DATA IN THIS EXERCISE ->
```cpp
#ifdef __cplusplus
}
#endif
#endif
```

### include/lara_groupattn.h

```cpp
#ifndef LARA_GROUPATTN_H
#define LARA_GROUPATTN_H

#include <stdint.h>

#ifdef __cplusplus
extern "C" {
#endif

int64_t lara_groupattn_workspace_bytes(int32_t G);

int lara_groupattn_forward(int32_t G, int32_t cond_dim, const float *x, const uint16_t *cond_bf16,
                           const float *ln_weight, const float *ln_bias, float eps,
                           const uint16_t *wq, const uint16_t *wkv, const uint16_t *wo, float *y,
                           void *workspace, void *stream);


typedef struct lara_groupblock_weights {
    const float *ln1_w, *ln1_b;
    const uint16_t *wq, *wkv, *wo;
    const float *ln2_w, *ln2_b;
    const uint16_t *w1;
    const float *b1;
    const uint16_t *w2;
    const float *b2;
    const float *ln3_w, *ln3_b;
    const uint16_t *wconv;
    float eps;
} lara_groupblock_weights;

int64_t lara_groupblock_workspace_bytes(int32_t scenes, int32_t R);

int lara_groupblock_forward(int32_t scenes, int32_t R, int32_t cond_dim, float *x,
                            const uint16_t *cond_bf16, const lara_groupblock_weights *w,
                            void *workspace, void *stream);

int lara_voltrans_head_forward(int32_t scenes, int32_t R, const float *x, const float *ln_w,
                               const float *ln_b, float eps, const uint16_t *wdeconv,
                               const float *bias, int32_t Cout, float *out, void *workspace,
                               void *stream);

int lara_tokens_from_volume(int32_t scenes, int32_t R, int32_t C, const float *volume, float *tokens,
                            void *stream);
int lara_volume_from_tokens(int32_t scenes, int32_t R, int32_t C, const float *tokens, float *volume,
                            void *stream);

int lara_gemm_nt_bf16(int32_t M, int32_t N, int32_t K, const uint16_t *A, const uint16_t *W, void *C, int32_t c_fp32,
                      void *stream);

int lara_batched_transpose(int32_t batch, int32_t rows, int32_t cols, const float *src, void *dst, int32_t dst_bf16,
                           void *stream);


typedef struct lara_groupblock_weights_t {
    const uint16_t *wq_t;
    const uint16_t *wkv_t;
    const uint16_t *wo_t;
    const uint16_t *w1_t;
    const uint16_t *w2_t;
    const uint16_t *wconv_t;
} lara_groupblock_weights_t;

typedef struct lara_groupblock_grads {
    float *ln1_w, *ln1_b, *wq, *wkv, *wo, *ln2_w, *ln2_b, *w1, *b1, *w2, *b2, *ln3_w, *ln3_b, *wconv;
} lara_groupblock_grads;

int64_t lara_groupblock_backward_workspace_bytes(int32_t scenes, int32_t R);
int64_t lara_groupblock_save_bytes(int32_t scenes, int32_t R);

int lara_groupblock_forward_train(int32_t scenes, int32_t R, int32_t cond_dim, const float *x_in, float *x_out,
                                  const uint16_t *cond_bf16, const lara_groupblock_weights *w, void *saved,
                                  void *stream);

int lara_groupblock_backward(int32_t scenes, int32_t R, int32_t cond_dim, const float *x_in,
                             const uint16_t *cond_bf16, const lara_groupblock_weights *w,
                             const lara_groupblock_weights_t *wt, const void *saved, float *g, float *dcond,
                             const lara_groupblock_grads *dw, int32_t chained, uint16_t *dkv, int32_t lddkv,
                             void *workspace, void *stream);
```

---

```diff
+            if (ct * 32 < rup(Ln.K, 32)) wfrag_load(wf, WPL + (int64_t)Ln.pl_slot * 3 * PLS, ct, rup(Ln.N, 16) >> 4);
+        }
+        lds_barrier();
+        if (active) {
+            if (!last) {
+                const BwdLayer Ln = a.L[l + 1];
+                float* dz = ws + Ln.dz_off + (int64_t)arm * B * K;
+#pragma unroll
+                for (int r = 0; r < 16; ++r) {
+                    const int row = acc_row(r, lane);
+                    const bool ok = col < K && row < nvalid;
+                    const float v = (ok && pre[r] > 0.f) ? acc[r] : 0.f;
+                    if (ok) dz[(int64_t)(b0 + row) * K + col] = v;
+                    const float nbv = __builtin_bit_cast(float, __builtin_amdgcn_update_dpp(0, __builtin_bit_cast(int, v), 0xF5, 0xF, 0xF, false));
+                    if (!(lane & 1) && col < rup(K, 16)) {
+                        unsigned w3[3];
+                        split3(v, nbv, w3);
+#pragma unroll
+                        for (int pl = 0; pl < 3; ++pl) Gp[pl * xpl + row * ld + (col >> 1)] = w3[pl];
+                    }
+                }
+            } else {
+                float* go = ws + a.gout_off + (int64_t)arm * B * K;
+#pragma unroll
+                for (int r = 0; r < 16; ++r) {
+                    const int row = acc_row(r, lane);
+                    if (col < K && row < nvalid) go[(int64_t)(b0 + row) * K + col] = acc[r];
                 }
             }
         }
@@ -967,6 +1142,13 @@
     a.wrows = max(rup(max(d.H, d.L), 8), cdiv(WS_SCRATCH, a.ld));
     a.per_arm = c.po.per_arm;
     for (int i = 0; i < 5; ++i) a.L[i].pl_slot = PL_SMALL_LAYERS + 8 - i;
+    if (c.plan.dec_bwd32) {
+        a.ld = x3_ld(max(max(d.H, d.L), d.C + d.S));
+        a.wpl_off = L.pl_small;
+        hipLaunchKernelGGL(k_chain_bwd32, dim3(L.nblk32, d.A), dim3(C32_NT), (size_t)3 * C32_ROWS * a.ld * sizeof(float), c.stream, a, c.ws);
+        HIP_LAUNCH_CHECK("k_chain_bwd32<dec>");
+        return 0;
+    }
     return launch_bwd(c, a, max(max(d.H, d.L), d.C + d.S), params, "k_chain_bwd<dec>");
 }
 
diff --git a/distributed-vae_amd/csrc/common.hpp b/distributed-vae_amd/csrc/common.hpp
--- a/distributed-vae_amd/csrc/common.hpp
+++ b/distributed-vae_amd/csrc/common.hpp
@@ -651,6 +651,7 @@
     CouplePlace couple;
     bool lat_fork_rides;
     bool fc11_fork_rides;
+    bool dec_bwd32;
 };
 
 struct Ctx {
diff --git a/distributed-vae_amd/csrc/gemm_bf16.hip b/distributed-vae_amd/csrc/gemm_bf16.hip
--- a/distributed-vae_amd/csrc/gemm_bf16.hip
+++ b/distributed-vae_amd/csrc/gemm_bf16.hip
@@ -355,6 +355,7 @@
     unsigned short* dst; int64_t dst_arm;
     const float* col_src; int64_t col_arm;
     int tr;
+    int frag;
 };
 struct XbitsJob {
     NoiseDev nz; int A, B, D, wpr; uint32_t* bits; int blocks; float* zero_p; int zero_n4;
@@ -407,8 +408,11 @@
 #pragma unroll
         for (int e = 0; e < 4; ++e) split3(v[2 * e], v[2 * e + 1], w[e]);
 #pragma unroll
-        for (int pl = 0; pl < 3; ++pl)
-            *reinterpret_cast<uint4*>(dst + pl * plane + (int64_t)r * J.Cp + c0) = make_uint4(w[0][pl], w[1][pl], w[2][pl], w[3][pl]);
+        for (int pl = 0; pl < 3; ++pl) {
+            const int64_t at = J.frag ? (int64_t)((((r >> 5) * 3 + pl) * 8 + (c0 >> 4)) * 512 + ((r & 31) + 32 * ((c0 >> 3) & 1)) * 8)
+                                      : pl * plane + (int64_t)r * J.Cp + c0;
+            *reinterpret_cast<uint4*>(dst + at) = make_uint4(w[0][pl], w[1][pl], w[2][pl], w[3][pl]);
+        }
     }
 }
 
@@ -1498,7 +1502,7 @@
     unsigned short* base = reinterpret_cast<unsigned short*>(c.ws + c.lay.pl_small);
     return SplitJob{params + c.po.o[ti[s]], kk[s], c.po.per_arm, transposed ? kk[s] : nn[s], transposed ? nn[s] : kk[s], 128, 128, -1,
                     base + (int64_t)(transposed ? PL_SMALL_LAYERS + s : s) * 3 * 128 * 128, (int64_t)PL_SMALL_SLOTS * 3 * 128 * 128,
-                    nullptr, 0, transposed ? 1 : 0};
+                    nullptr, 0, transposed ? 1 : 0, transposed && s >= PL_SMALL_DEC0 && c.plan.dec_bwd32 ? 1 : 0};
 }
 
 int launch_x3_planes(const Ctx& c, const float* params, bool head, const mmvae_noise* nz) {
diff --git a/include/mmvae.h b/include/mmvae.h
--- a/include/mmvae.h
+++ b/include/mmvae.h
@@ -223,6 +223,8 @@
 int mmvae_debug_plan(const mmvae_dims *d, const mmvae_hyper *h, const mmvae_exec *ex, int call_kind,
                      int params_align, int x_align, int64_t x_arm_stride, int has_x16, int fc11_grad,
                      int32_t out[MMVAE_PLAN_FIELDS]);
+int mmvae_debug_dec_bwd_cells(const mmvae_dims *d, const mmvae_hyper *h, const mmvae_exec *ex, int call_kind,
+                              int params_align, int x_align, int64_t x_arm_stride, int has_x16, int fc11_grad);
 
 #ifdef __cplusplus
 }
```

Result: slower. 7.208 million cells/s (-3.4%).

--

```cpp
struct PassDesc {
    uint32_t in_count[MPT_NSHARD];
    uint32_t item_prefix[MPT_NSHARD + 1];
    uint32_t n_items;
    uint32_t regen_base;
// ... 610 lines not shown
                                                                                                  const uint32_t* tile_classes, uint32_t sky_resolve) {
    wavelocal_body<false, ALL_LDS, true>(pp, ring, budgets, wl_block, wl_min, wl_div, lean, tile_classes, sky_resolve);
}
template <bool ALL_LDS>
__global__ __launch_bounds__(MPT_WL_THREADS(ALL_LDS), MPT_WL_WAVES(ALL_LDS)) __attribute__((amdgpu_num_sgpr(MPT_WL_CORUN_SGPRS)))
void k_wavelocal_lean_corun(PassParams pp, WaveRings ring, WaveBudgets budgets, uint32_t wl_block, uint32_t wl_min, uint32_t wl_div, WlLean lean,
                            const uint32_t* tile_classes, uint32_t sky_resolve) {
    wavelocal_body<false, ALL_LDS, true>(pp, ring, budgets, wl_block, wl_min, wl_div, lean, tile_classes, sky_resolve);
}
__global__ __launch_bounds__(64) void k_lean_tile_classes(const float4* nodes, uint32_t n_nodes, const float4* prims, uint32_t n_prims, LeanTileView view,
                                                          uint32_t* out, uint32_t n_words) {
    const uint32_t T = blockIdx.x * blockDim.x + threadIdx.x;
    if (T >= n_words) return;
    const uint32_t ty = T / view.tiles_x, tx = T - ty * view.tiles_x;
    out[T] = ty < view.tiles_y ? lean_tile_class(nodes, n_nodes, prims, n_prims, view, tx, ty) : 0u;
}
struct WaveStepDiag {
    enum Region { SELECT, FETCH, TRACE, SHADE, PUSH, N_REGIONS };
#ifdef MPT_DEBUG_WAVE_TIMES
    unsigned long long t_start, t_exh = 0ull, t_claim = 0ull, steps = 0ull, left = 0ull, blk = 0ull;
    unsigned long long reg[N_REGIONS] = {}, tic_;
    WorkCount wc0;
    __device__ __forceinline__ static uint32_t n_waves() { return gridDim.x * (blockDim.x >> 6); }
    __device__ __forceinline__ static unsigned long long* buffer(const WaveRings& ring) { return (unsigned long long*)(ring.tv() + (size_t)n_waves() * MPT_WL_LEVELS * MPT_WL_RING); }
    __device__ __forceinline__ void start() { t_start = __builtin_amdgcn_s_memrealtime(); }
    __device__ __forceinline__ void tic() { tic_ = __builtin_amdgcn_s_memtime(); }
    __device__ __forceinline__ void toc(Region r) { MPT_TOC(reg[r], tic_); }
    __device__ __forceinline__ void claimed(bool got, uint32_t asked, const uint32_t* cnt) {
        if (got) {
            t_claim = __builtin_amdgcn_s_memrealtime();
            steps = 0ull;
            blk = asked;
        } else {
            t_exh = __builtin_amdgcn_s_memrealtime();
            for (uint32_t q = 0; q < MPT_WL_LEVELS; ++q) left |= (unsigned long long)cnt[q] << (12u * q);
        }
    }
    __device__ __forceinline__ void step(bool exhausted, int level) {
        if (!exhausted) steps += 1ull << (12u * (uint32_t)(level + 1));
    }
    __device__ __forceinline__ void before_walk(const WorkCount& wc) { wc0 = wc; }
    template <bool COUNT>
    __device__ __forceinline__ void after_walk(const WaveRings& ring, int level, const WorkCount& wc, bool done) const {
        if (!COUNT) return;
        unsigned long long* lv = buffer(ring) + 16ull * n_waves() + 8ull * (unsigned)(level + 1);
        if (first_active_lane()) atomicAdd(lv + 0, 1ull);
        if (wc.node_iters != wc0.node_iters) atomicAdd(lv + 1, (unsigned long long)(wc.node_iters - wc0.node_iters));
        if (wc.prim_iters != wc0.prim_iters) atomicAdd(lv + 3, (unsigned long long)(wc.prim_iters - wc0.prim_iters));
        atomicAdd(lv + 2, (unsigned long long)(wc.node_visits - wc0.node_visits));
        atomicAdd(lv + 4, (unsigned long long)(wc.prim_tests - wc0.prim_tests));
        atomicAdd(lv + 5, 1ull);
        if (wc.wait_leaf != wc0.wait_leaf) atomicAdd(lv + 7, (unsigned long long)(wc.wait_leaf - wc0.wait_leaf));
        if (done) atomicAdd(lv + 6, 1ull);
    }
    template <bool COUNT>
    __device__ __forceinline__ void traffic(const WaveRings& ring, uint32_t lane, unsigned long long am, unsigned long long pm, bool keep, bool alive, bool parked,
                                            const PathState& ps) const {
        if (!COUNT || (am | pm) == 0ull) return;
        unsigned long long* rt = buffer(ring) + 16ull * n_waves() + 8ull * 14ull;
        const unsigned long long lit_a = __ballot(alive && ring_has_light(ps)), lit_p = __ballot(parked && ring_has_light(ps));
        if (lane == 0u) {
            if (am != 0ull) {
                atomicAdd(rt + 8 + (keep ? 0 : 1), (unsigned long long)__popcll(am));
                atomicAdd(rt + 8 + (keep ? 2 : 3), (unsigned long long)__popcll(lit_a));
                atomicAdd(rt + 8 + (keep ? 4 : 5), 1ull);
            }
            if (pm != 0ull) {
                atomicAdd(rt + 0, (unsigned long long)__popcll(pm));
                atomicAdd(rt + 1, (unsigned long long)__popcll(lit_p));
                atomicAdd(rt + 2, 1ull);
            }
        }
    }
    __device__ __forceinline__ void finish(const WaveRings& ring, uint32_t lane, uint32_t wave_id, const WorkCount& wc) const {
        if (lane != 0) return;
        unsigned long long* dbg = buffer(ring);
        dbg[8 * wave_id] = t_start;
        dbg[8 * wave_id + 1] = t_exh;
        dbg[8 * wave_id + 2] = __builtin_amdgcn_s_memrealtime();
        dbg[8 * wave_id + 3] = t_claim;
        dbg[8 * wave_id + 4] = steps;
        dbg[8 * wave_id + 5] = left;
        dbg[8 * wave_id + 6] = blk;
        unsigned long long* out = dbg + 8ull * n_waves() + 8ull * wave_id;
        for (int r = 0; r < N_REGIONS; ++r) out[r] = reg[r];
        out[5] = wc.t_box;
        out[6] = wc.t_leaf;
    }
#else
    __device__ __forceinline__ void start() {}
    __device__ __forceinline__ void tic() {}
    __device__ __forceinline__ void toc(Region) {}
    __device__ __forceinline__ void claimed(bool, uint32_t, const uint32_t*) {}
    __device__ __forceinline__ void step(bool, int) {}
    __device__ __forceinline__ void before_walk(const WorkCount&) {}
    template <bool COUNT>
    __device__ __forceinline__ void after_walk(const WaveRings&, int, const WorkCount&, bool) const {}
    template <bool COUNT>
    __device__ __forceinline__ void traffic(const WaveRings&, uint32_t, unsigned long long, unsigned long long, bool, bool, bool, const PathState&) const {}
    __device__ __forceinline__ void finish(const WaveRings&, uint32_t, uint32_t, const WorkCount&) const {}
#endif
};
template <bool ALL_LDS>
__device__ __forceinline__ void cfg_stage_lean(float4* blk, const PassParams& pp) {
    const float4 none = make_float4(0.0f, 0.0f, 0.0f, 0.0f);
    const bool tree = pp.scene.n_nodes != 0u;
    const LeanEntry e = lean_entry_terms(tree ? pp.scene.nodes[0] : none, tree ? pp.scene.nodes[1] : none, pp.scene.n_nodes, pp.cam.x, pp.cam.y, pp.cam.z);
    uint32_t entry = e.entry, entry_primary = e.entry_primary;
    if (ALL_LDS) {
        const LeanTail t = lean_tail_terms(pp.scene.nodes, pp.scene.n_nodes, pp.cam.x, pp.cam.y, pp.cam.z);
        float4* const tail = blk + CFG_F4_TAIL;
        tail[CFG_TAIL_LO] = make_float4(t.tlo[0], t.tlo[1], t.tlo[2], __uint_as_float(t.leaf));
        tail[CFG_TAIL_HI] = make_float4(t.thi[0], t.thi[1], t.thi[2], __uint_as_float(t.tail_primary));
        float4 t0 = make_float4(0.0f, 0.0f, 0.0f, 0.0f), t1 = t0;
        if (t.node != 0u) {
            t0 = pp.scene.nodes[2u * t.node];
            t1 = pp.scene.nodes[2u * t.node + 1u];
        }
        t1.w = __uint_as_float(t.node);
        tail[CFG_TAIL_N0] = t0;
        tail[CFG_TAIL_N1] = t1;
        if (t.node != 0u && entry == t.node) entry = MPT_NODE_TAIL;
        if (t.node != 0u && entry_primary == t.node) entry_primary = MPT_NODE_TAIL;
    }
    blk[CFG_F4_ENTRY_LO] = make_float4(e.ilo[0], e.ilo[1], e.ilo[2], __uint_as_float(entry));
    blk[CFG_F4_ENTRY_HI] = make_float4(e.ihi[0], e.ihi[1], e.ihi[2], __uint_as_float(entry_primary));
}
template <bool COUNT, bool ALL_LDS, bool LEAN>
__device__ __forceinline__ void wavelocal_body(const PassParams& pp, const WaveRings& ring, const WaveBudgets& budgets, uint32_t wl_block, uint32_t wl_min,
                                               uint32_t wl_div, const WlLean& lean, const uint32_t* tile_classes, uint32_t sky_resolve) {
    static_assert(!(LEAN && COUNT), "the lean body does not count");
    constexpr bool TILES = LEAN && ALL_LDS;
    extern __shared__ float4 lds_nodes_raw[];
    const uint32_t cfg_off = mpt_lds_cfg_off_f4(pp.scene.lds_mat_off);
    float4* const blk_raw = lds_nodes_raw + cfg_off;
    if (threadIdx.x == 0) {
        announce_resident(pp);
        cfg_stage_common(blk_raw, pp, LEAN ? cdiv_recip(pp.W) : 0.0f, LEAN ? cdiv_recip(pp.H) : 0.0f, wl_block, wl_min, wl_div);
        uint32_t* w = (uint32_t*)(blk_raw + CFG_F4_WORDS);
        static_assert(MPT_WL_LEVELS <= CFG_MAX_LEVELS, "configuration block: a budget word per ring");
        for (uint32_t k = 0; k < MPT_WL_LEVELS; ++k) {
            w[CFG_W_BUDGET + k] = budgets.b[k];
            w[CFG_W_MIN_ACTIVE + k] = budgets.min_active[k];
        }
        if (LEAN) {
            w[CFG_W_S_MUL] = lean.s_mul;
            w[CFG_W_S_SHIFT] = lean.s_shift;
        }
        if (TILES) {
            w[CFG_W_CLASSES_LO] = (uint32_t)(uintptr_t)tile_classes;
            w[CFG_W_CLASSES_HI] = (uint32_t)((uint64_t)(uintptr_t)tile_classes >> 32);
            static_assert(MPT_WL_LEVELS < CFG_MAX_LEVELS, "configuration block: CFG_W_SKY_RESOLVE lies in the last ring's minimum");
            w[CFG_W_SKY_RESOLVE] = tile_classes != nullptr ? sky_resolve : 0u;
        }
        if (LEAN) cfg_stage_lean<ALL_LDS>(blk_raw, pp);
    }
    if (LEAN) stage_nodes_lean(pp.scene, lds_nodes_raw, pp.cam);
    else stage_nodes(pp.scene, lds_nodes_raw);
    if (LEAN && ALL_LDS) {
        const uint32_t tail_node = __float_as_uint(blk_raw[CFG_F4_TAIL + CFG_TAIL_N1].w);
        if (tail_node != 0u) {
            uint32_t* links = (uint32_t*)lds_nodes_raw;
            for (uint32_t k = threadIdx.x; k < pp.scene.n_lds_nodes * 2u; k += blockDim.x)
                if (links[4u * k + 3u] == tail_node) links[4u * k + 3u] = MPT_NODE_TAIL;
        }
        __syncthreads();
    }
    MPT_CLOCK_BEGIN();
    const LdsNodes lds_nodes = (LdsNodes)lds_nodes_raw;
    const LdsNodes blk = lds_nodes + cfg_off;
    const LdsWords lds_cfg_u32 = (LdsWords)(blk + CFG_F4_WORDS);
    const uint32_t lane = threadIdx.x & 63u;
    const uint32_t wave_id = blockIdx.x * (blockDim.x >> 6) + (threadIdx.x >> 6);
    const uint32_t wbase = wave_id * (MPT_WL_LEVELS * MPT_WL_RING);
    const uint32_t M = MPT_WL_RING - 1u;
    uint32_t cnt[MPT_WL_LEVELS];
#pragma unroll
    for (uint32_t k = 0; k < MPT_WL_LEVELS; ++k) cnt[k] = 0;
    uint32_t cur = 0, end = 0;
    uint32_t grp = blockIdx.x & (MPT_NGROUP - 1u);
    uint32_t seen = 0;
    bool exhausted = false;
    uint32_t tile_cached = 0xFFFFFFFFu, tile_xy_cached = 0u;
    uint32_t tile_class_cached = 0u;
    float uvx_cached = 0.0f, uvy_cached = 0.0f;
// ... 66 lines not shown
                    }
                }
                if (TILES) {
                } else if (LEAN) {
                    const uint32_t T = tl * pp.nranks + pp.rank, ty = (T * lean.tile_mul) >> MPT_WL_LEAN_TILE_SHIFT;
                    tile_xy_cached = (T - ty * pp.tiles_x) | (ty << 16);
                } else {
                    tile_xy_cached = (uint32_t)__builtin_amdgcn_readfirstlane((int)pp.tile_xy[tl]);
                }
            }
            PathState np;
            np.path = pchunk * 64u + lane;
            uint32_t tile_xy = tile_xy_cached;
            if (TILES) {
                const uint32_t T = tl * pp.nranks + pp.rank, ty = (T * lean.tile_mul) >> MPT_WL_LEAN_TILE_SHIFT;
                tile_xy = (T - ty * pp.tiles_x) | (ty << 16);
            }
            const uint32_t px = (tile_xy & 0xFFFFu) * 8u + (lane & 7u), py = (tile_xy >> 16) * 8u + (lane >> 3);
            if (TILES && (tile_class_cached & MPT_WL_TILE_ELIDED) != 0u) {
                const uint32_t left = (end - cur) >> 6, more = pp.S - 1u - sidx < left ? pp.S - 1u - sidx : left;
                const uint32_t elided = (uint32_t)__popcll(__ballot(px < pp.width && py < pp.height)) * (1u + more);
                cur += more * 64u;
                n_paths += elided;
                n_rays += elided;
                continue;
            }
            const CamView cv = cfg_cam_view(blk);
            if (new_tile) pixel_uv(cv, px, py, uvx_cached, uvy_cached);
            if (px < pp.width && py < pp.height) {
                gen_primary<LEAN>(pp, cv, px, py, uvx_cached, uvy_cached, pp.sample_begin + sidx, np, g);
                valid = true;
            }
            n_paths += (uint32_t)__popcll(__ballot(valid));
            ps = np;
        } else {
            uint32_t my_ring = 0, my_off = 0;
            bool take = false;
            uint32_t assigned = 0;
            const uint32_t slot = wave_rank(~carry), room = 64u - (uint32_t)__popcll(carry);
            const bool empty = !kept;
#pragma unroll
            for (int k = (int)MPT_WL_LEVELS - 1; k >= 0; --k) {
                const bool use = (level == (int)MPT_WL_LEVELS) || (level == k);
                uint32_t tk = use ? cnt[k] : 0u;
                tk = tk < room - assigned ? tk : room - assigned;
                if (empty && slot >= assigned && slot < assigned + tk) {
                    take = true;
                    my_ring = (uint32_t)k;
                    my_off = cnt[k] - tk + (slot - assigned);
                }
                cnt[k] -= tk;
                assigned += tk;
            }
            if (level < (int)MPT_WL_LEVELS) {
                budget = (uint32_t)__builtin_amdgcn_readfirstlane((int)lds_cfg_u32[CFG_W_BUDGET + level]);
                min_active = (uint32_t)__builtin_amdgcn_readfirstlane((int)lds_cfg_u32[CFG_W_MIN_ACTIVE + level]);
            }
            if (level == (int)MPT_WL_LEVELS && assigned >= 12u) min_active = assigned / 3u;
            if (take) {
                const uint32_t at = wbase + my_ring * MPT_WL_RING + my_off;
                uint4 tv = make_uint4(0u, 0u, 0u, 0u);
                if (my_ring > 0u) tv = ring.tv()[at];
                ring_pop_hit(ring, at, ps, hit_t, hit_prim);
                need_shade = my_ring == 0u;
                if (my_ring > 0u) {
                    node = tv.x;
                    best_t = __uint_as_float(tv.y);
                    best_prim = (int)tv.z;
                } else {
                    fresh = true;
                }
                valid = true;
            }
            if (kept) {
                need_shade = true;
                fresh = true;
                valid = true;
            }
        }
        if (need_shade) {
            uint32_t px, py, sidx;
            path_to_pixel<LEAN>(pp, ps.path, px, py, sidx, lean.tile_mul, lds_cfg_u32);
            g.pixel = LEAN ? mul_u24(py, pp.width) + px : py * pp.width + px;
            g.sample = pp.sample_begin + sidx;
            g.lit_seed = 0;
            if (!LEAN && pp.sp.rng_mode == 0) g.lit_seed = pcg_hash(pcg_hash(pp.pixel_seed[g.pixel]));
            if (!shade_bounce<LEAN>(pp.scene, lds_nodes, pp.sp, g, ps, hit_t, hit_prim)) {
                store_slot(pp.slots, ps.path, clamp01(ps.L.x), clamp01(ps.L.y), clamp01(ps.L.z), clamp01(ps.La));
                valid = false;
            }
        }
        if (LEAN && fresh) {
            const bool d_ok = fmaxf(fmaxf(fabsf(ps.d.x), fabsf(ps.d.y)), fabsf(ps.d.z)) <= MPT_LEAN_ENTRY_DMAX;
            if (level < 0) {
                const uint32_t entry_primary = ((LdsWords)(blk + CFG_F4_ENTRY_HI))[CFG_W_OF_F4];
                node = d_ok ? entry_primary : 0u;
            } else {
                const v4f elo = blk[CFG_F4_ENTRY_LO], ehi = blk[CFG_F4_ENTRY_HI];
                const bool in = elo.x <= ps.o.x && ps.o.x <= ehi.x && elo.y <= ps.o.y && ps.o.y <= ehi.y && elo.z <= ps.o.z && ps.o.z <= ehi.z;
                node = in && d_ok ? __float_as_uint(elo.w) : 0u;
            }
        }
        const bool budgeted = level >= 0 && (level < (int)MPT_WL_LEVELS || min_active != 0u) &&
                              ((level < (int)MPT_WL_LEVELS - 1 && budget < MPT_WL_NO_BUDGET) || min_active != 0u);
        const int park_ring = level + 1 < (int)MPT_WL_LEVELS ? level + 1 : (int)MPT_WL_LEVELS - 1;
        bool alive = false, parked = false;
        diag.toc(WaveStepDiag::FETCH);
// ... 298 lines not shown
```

THE PROBLEM ->
Copy all lines of the listing above that contain the string "shown".

EXERCISE RESPONSE ->
// ... 610 lines not shown
// ... 66 lines not shown
// ... 298 lines not shown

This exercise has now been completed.